*What you have to do:* Print the records exactly. Every mark must remain.

*Supplied records:*
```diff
+  for (int a = 0; a < FM; a++) {
+#pragma unroll
+    for (int b = 0; b < 5; b++) {
+      h4 o;
+#pragma unroll
+      for (int r = 0; r < 4; r++) {
+        o[r] = (half_t)((float)raw[a][b][r] + (acc[a][b][r] + bv[b][r]));
+        const float f = (float)o[r];
+        const int grp = (b * 4 + r) / 10;
+        gs1[grp] += f; gs2[grp] += f * f;
+      }
+      *(h4*)(smem + A_OFF + (r0 + a * 16 + rsel) * RP + (cbase + b * 4) * 2) = o;
+    }
+  }
+  lds_barrier();
+#pragma unroll
+  for (int i = 0; i < 5; i++) {
+    const int t = tid + 512 * i, row = t / 40, c = t - row * 40;
+    *(h8*)(p.out + (long long)(m0 + row) * p.ld_out + c * 8) = *(const h8*)(smem + A_OFF + row * RP + c * 16);
+  }
+  if (p.gn_part) {
+#pragma unroll
+    for (int k = 0; k < 2; k++) {
+#pragma unroll
+      for (int o = 1; o < 16; o <<= 1) { gs1[k] += __shfl_xor(gs1[k], o); gs2[k] += __shfl_xor(gs2[k], o); }
+    }
+    if (rsel == 0) {
+      const int mrow = m0 + r0, bb = mrow / p.S, slab = (mrow - bb * p.S) >> 5;
+      float* ob = p.gn_part + (((long long)bb * p.gn_nslab + slab) * 32 + wn * 8 + g * 2) * 2;
+      *(f4*)ob = f4{gs1[0], gs2[0], gs1[1], gs2[1]};
+    }
+  }
+  wait_vm<0>();
+}
+
+extern "C" int tsd_debug_set_chain8(tsd_ctx* ctx, int on) {
+  return ctx_set_option(ctx, &TsdOptions::chain8, on ? 1 : 0, 0, 1);
+}
+
+int launch_attn_tail8(tsd_ctx* ctx, const AttnTailArgs& a) {
+  Tail8K k;
+  k.ao = a.ao; k.tok = a.tok; k.x = a.x; k.out = a.out;
+  k.ld_ao = a.ld_ao; k.ld_tok = a.ld_tok; k.ld_x = a.ld_x; k.ld_out = a.ld_out;
+  k.wstream = a.wstream;
+  k.bso = a.bso; k.bco = a.bco; k.b1 = a.b1; k.b2 = a.b2; k.bout = a.bout;
+  k.Kc = a.Kc; k.ldk = a.ldk; k.sK = a.sK; k.Vt = a.Vt; k.ldvt = a.ldvt; k.sVt = a.sVt;
+  k.T = a.T; k.M = (int)a.M; k.S = a.S;
+  k.qscale = a.scale * 1.4426950408889634f; k.eps = a.eps;
+  k.gn_part = a.gn_part; k.gn_nslab = a.gn_nslab;
+  static std::atomic<unsigned long long> attr{0};
+  if (!((attr.load(std::memory_order_relaxed) >> (ctx->device & 63)) & 1)) {
+    HIP_TRY(hipFuncSetAttribute((const void*)attn_tail8_kernel, hipFuncAttributeMaxDynamicSharedMemorySize, LDS_BYTES));
+    attr.fetch_or(1ull << (ctx->device & 63), std::memory_order_relaxed);
+  }
+  hipLaunchKernelGGL(attn_tail8_kernel, dim3((unsigned)(a.M / BM)), dim3(512), LDS_BYTES, ctx->stream, k);
+  HIP_TRY(hipGetLastError());
+  return TSD_OK;
+}
diff --git a/stable-diffusion.mojo_amd/csrc/runtime.cpp b/stable-diffusion.mojo_amd/csrc/runtime.cpp
--- a/stable-diffusion.mojo_amd/csrc/runtime.cpp
+++ b/stable-diffusion.mojo_amd/csrc/runtime.cpp
@@ -17,6 +17,7 @@
 void options_from_env(TsdOptions& o) {
   o.qkv_fuse = env_int("TSD_QKV_FUSE", o.qkv_fuse);
   o.res_fuse_skip = env_int("TSD_RES_FUSE_SKIP", o.res_fuse_skip);
+  o.chain8 = env_int("TSD_CHAIN8", o.chain8);
   o.gn_composite = env_int("TSD_GN_COMPOSITE", o.gn_composite);
   o.conv_in_im2col = env_int("TSD_CONV_IN_IM2COL", o.conv_in_im2col);
   o.chain = env_int("TSD_CHAIN", o.chain) ? 1 : 0;
diff --git a/stable-diffusion.mojo_amd/tsd/_lib.py b/stable-diffusion.mojo_amd/tsd/_lib.py
--- a/stable-diffusion.mojo_amd/tsd/_lib.py
+++ b/stable-diffusion.mojo_amd/tsd/_lib.py
@@ -188,6 +188,7 @@
         "tsd_debug_set_attn_qb": ([vp, i], i),
         "tsd_debug_set_attn_diag": ([vp, i], i),
         "tsd_debug_set_res_fuse_skip": ([vp, i], i),
+        "tsd_debug_set_chain8": ([vp, i], i),
         "tsd_debug_set_qkv_fuse": ([vp, i], i),
         "tsd_debug_set_session_hoist": ([vp, i], i),
         "tsd_debug_session_hoist_info": ([vp, C.POINTER(i64)], i),
```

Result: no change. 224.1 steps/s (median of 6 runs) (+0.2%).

*The completed task:*
```diff
+  for (int a = 0; a < FM; a++) {
+#pragma unroll
+    for (int b = 0; b < 5; b++) {
+      h4 o;
+#pragma unroll
+      for (int r = 0; r < 4; r++) {
+        o[r] = (half_t)((float)raw[a][b][r] + (acc[a][b][r] + bv[b][r]));
+        const float f = (float)o[r];
+        const int grp = (b * 4 + r) / 10;
+        gs1[grp] += f; gs2[grp] += f * f;
+      }
+      *(h4*)(smem + A_OFF + (r0 + a * 16 + rsel) * RP + (cbase + b * 4) * 2) = o;
+    }
+  }
+  lds_barrier();
+#pragma unroll
+  for (int i = 0; i < 5; i++) {
+    const int t = tid + 512 * i, row = t / 40, c = t - row * 40;
+    *(h8*)(p.out + (long long)(m0 + row) * p.ld_out + c * 8) = *(const h8*)(smem + A_OFF + row * RP + c * 16);
+  }
+  if (p.gn_part) {
+#pragma unroll
+    for (int k = 0; k < 2; k++) {
+#pragma unroll
+      for (int o = 1; o < 16; o <<= 1) { gs1[k] += __shfl_xor(gs1[k], o); gs2[k] += __shfl_xor(gs2[k], o); }
+    }
+    if (rsel == 0) {
+      const int mrow = m0 + r0, bb = mrow / p.S, slab = (mrow - bb * p.S) >> 5;
+      float* ob = p.gn_part + (((long long)bb * p.gn_nslab + slab) * 32 + wn * 8 + g * 2) * 2;
+      *(f4*)ob = f4{gs1[0], gs2[0], gs1[1], gs2[1]};
+    }
+  }
+  wait_vm<0>();
+}
+
+extern "C" int tsd_debug_set_chain8(tsd_ctx* ctx, int on) {
+  return ctx_set_option(ctx, &TsdOptions::chain8, on ? 1 : 0, 0, 1);
+}
+
+int launch_attn_tail8(tsd_ctx* ctx, const AttnTailArgs& a) {
+  Tail8K k;
+  k.ao = a.ao; k.tok = a.tok; k.x = a.x; k.out = a.out;
+  k.ld_ao = a.ld_ao; k.ld_tok = a.ld_tok; k.ld_x = a.ld_x; k.ld_out = a.ld_out;
+  k.wstream = a.wstream;
+  k.bso = a.bso; k.bco = a.bco; k.b1 = a.b1; k.b2 = a.b2; k.bout = a.bout;
+  k.Kc = a.Kc; k.ldk = a.ldk; k.sK = a.sK; k.Vt = a.Vt; k.ldvt = a.ldvt; k.sVt = a.sVt;
+  k.T = a.T; k.M = (int)a.M; k.S = a.S;
+  k.qscale = a.scale * 1.4426950408889634f; k.eps = a.eps;
+  k.gn_part = a.gn_part; k.gn_nslab = a.gn_nslab;
+  static std::atomic<unsigned long long> attr{0};
+  if (!((attr.load(std::memory_order_relaxed) >> (ctx->device & 63)) & 1)) {
+    HIP_TRY(hipFuncSetAttribute((const void*)attn_tail8_kernel, hipFuncAttributeMaxDynamicSharedMemorySize, LDS_BYTES));
+    attr.fetch_or(1ull << (ctx->device & 63), std::memory_order_relaxed);
+  }
+  hipLaunchKernelGGL(attn_tail8_kernel, dim3((unsigned)(a.M / BM)), dim3(512), LDS_BYTES, ctx->stream, k);
+  HIP_TRY(hipGetLastError());
+  return TSD_OK;
+}
diff --git a/stable-diffusion.mojo_amd/csrc/runtime.cpp b/stable-diffusion.mojo_amd/csrc/runtime.cpp
--- a/stable-diffusion.mojo_amd/csrc/runtime.cpp
+++ b/stable-diffusion.mojo_amd/csrc/runtime.cpp
@@ -17,6 +17,7 @@
 void options_from_env(TsdOptions& o) {
   o.qkv_fuse = env_int("TSD_QKV_FUSE", o.qkv_fuse);
   o.res_fuse_skip = env_int("TSD_RES_FUSE_SKIP", o.res_fuse_skip);
+  o.chain8 = env_int("TSD_CHAIN8", o.chain8);
   o.gn_composite = env_int("TSD_GN_COMPOSITE", o.gn_composite);
   o.conv_in_im2col = env_int("TSD_CONV_IN_IM2COL", o.conv_in_im2col);
   o.chain = env_int("TSD_CHAIN", o.chain) ? 1 : 0;
diff --git a/stable-diffusion.mojo_amd/tsd/_lib.py b/stable-diffusion.mojo_amd/tsd/_lib.py
--- a/stable-diffusion.mojo_amd/tsd/_lib.py
+++ b/stable-diffusion.mojo_amd/tsd/_lib.py
@@ -188,6 +188,7 @@
         "tsd_debug_set_attn_qb": ([vp, i], i),
         "tsd_debug_set_attn_diag": ([vp, i], i),
         "tsd_debug_set_res_fuse_skip": ([vp, i], i),
+        "tsd_debug_set_chain8": ([vp, i], i),
         "tsd_debug_set_qkv_fuse": ([vp, i], i),
         "tsd_debug_set_session_hoist": ([vp, i], i),
         "tsd_debug_session_hoist_info": ([vp, C.POINTER(i64)], i),
```

Result: no change. 224.1 steps/s (median of 6 runs) (+0.2%).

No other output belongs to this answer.